Design Principles for Visual Communication

Design Principles for Visual Communication [1]

Synopsis

This paper discusses techniques for automatically creating domain-specific visualizations.

Strengths

  1. The paper provides a systematic, thorough approach to creating the intended visualizations.
  2. Automatic visualizations are especially useful in situations where "human designers lack the time to hand-design effective visualizations", for example, in designing a street map giving directions to a selected location. (Their system does, reportedly, much better than Google maps, for example.)
  3. A key ingredient in their approach is to analyze the best hand-designed examples for a domain they can find, then generalize principles from these designs.
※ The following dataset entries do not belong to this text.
template <int WIDE>
__global__ __launch_bounds__(64 * (1 + WIDE)) __attribute__((amdgpu_waves_per_eu(8, 8))) void k_blend_fwd_head(
    uint32_t tiles, uint32_t tiles_x, uint32_t W, uint32_t H, float bg0, float bg1, float bg2,
    const uint32_t *__restrict__ tile_order, const uint32_t *__restrict__ ranges,
    const uint32_t *__restrict__ dup_ids, const float *__restrict__ rec, float *__restrict__ pix_state,
    float *__restrict__ out_rgb, float *__restrict__ out_depth, const uint32_t *__restrict__ seg_off,
    float *__restrict__ seg_ckpt, uint32_t seg_len, uint32_t order_groups, uint32_t *__restrict__ fwd_open, uint32_t head_segs,
    uint32_t np, const uint32_t *__restrict__ fwd_max, uint32_t max_recs, uint32_t *__restrict__ fwd_close) {
    constexpr int NW = 1 + WIDE;
    constexpr int TSX = WIDE ? 4 : 2;
    constexpr int PL = 2 * TSX * 64, SLOT = 5 * PL;
    __shared__ float4 sh0[NW][64], sh1[NW][64], sh2[NW][64];
    const uint32_t slot_in_order = order_groups > 1u ? fgs_xcd_remap(blockIdx.x, gridDim.x) : blockIdx.x;
    const TileCtx c = tile_ctx_of(tile_order[slot_in_order], tiles, tiles_x, ranges, 8u * TSX);
    const uint32_t lane = threadIdx.x & 63u;
    const uint32_t half = WIDE ? __builtin_amdgcn_readfirstlane(threadIdx.x >> 6) : 0u;
    const uint32_t X0 = c.X0 + 16u * half;
    const uint32_t lx = lane & 7u, ly = lane >> 3;
    const uint32_t len = c.end - c.start;
    const uint32_t nseg = (len + seg_len - 1) / seg_len;
    const uint32_t spp = (nseg + np - 1) / np;
    const uint32_t hs = np == 1u ? nseg : min(spp, head_segs);
    const uint32_t hlen = min(len, hs * seg_len);
    float *slot0 = seg_ckpt + (size_t)seg_off[c.tile] * SLOT + 2u * half * 64u + lane;
    auto cell = [](int s) { return ((s >> 1) * TSX + (s & 1)) * 64; };
    uint32_t kcb = 0u, kdb = 0u;
    {
        const uint32_t *fm = fwd_max + (size_t)c.b * max_recs * 2u;
        for (uint32_t i = lane; i < max_recs; i += 64u) { kcb = max(kcb, fm[2u * i]); kdb = max(kdb, fm[2u * i + 1u]); }
#pragma unroll
        for (int o = 32; o > 0; o >>= 1) { kcb = max(kcb, (uint32_t)__shfl_xor(kcb, o, 64)); kdb = max(kdb, (uint32_t)__shfl_xor(kdb, o, 64)); }
        kcb = max(max(kcb, __float_as_uint(bg0) & 0x7FFFFFFFu), max(__float_as_uint(bg1) & 0x7FFFFFFFu, __float_as_uint(bg2) & 0x7FFFFFFFu));
    }
    const float Kc = __uint_as_float(__builtin_amdgcn_readfirstlane(kcb)), Kd = __uint_as_float(__builtin_amdgcn_readfirstlane(kdb));
    bool inframe[4];
#pragma unroll
    for (int s = 0; s < 4; ++s) inframe[s] = X0 + 8u * (s & 1) + lx < W && c.Y0 + 8u * (s >> 1) + ly < H;
    float T[4], Cr[4], Cg[4], Cb[4], Dm[4];
#pragma unroll
    for (int s = 0; s < 4; ++s) { T[s] = 1.0f; Cr[s] = 0; Cg[s] = 0; Cb[s] = 0; Dm[s] = 0; }
    BlendLane ln = {lx, 16u + ly, (float)(X0 + lx), (float)(X0 + lx + 8u), (float)(c.Y0 + ly)};
    asm("" : "+v"(ln.fx0), "+v"(ln.fx1), "+v"(ln.fy0));
    constexpr float Q = 1.490116119384765625e-8f;
    uint32_t done = 0;
    bool closed = false;
    while (done < hlen && !closed) {
        if (done != 0u && (done % seg_len) == 0) {
            float *ck = slot0 + (size_t)(done / seg_len) * SLOT;
#pragma unroll
            for (int s = 0; s < 4; ++s) ckpt_store<PL>(ck + cell(s), BlendState{Cr[s], Cg[s], Cb[s], T[s], Dm[s]});
        }
        const uint32_t n = min(64u, hlen - done);
        blend_fwd_chunk(sh0[half], sh1[half], sh2[half], lane, c.start + done, n, X0, c.Y0, dup_ids, rec, ln, T, Cr, Cg, Cb, Dm);
        done += n;
        bool veto = false;
#pragma unroll
        for (int s = 0; s < 4; ++s) {
            const float tc = T[s] * Kc;
            const bool ok = T[s] <= Q && tc < Q * fabsf(Cr[s]) && tc < Q * fabsf(Cg[s]) && tc < Q * fabsf(Cb[s]) && T[s] * Kd < Q * fabsf(Dm[s]);
            veto |= inframe[s] && !ok;
        }
        closed = __ballot(veto) == 0ull;
    }
    const bool finished = closed || done == len;
    const uint32_t kclose = (done + seg_len - 1) / seg_len;
    const bool close_slot = closed && kclose < nseg;
    if (lane == 0) {
        fwd_open[2u * c.tile + half] = finished ? 0u : 1u;
        fwd_close[2u * c.tile + half] = close_slot ? kclose : 0xFFFFFFFFu;
    }
    if (!WIDE && lane == 1) fwd_close[2u * c.tile + 1u] = 0xFFFFFFFFu;
    if (!finished) {
        float *ck = slot0 + (size_t)hs * SLOT;
#pragma unroll
        for (int s = 0; s < 4; ++s) {
            float *k = ck + cell(s);
            nt_store(k, Cr[s]); nt_store(k + PL, Cg[s]); nt_store(k + 2 * PL, Cb[s]); nt_store(k + 3 * PL, T[s]); nt_store(k + 4 * PL, Dm[s]);
        }
        return;
    }
    const size_t HW = (size_t)W * H;
#pragma unroll
    for (int s = 0; s < 4; ++s) {
        const uint32_t px = X0 + 8u * (s & 1) + lx, py = c.Y0 + 8u * (s >> 1) + ly;
        if (px < W && py < H)
            pixel_store(pix_state, out_rgb, out_depth, c.b, HW, (size_t)py * W + px, bg0, bg1, bg2, Cr[s], Cg[s], Cb[s], 1.0f - T[s],
                        T[s], Dm[s]);
    }
    if (close_slot) {
        float *ck = slot0 + (size_t)kclose * SLOT;
#pragma unroll
        for (int s = 0; s < 4; ++s) ckpt_store<PL>(ck + cell(s), BlendState{Cr[s], Cg[s], Cb[s], T[s], Dm[s]});
    }
}

__shared__ float4 bwd_sh0[CH], bwd_sh1[CH], bwd_sh2[CH];
__shared__ uint32_t bwd_she[CH];
__shared__ __attribute__((aligned(16))) float bwd_red[10 * FGS_RED_PITCH];
__shared__ __attribute__((aligned(16))) float bwd_red_pairs[12 * FGS_RED_PITCH];
#define FGS_BWD_G __attribute__((address_space(1)))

They use perception and cognition research, as well as user studies, to inform their choices.
  4. Example of a useful (if obvious) principle: "Visual techniques can be used to either emphasize important information or de-emphasize irrelevant details."
  5. Interesting example of their work: http://vis.berkeley.edu/DestMap.

Weaknesses

  1. Some statements are difficult to understand and so take time to comprehend: "Such design principles connect the visual design of a visualization with the viewer's perception and cognition of the underlying information the visualization is meant to convey."
  2. Their strategies "all require significant human effort to identify commonalities in hand-designed visualizations, synthesize the relevant prior studies in perception and cognition, and conduct such studies."
Bibliography
1. Maneesh Agrawala, Wilmot Li, and Floraine Berthouzoz, Design Principles for Visual Communication.